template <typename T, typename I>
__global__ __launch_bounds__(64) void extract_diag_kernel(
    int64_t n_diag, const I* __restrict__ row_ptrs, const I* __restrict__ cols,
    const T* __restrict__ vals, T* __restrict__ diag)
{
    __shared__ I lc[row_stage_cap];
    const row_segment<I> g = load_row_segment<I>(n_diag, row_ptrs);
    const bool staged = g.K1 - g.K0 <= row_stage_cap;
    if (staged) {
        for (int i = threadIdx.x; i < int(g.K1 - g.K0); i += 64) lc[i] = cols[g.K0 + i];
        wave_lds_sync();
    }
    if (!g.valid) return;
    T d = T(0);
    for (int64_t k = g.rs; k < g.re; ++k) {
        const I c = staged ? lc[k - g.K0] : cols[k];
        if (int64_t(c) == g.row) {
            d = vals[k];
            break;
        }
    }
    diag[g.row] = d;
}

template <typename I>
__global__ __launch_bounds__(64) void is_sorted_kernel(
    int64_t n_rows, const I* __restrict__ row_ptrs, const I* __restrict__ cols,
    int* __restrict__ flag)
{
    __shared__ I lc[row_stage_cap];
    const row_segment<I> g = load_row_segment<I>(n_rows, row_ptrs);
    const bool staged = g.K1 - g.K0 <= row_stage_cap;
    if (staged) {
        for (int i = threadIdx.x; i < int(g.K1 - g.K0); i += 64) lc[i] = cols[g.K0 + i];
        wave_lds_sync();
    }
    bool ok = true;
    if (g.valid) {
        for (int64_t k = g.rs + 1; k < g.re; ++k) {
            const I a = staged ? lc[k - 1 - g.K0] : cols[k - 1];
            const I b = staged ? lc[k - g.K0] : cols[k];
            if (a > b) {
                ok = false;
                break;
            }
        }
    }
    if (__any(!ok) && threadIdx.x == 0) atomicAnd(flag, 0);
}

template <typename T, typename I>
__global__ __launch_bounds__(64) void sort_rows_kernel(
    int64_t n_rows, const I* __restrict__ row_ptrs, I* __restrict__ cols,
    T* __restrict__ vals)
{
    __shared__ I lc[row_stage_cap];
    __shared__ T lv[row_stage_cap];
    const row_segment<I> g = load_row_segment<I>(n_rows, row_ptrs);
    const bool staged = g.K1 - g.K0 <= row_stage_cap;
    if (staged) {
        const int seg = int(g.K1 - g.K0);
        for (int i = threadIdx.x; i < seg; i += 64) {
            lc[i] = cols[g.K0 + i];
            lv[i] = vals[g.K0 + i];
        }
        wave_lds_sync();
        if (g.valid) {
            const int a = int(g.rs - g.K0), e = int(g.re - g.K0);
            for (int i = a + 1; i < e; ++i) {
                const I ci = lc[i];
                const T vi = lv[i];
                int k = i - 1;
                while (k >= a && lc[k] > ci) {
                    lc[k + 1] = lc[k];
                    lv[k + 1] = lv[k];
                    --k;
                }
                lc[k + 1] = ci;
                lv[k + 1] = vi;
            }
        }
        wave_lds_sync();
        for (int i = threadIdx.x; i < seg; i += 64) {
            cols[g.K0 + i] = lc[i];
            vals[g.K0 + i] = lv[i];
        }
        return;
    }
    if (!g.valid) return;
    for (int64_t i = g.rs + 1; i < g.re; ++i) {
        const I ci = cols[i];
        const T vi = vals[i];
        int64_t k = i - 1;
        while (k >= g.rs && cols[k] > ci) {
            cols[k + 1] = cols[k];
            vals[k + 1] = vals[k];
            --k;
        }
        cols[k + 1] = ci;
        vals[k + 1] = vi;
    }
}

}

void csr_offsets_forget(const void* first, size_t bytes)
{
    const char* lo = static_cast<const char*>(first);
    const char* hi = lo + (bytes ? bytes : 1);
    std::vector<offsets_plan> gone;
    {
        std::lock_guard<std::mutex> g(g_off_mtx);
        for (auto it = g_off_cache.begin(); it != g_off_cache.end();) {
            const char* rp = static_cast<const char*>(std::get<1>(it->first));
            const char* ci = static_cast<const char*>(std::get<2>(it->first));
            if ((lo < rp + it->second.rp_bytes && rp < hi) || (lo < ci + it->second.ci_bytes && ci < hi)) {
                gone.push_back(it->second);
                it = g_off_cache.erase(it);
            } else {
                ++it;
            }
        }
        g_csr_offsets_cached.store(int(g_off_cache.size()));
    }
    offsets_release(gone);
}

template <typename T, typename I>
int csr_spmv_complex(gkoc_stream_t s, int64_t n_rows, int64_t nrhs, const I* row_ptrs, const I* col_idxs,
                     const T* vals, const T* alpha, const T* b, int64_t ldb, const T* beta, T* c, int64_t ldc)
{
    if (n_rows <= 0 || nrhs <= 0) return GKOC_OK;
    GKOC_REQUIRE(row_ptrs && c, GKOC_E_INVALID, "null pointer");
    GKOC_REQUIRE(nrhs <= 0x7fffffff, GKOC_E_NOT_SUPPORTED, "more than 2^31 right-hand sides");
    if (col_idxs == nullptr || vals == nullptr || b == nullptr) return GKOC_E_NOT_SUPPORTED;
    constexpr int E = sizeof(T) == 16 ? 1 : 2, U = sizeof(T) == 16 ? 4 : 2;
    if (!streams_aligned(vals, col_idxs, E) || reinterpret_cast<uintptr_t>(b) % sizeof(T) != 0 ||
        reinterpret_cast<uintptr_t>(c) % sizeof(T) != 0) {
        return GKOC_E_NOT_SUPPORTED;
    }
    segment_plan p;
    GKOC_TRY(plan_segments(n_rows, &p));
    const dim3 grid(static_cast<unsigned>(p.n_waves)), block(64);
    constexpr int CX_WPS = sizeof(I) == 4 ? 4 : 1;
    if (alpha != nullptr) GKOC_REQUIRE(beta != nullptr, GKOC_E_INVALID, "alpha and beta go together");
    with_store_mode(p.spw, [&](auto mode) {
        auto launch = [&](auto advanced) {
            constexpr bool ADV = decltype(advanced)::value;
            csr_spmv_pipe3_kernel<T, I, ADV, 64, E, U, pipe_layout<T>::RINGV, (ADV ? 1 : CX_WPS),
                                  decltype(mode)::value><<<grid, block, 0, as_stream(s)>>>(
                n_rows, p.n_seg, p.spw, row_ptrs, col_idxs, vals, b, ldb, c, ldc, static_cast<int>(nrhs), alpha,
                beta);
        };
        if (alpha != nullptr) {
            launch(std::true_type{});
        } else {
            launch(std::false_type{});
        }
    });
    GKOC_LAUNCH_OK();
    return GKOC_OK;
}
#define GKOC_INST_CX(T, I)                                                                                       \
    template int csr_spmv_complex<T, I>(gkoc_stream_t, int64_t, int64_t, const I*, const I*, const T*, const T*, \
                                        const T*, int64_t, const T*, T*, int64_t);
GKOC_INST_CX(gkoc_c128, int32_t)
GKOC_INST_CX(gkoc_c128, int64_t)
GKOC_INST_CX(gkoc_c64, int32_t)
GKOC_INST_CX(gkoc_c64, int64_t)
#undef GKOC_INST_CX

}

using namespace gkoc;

▬▬▬▬▬▬

Task description
Spot every line in the entries that includes the word "value", and copy each one out.

Your response
            constexpr bool ADV = decltype(advanced)::value;
                                  decltype(mode)::value><<<grid, block, 0, as_stream(s)>>>(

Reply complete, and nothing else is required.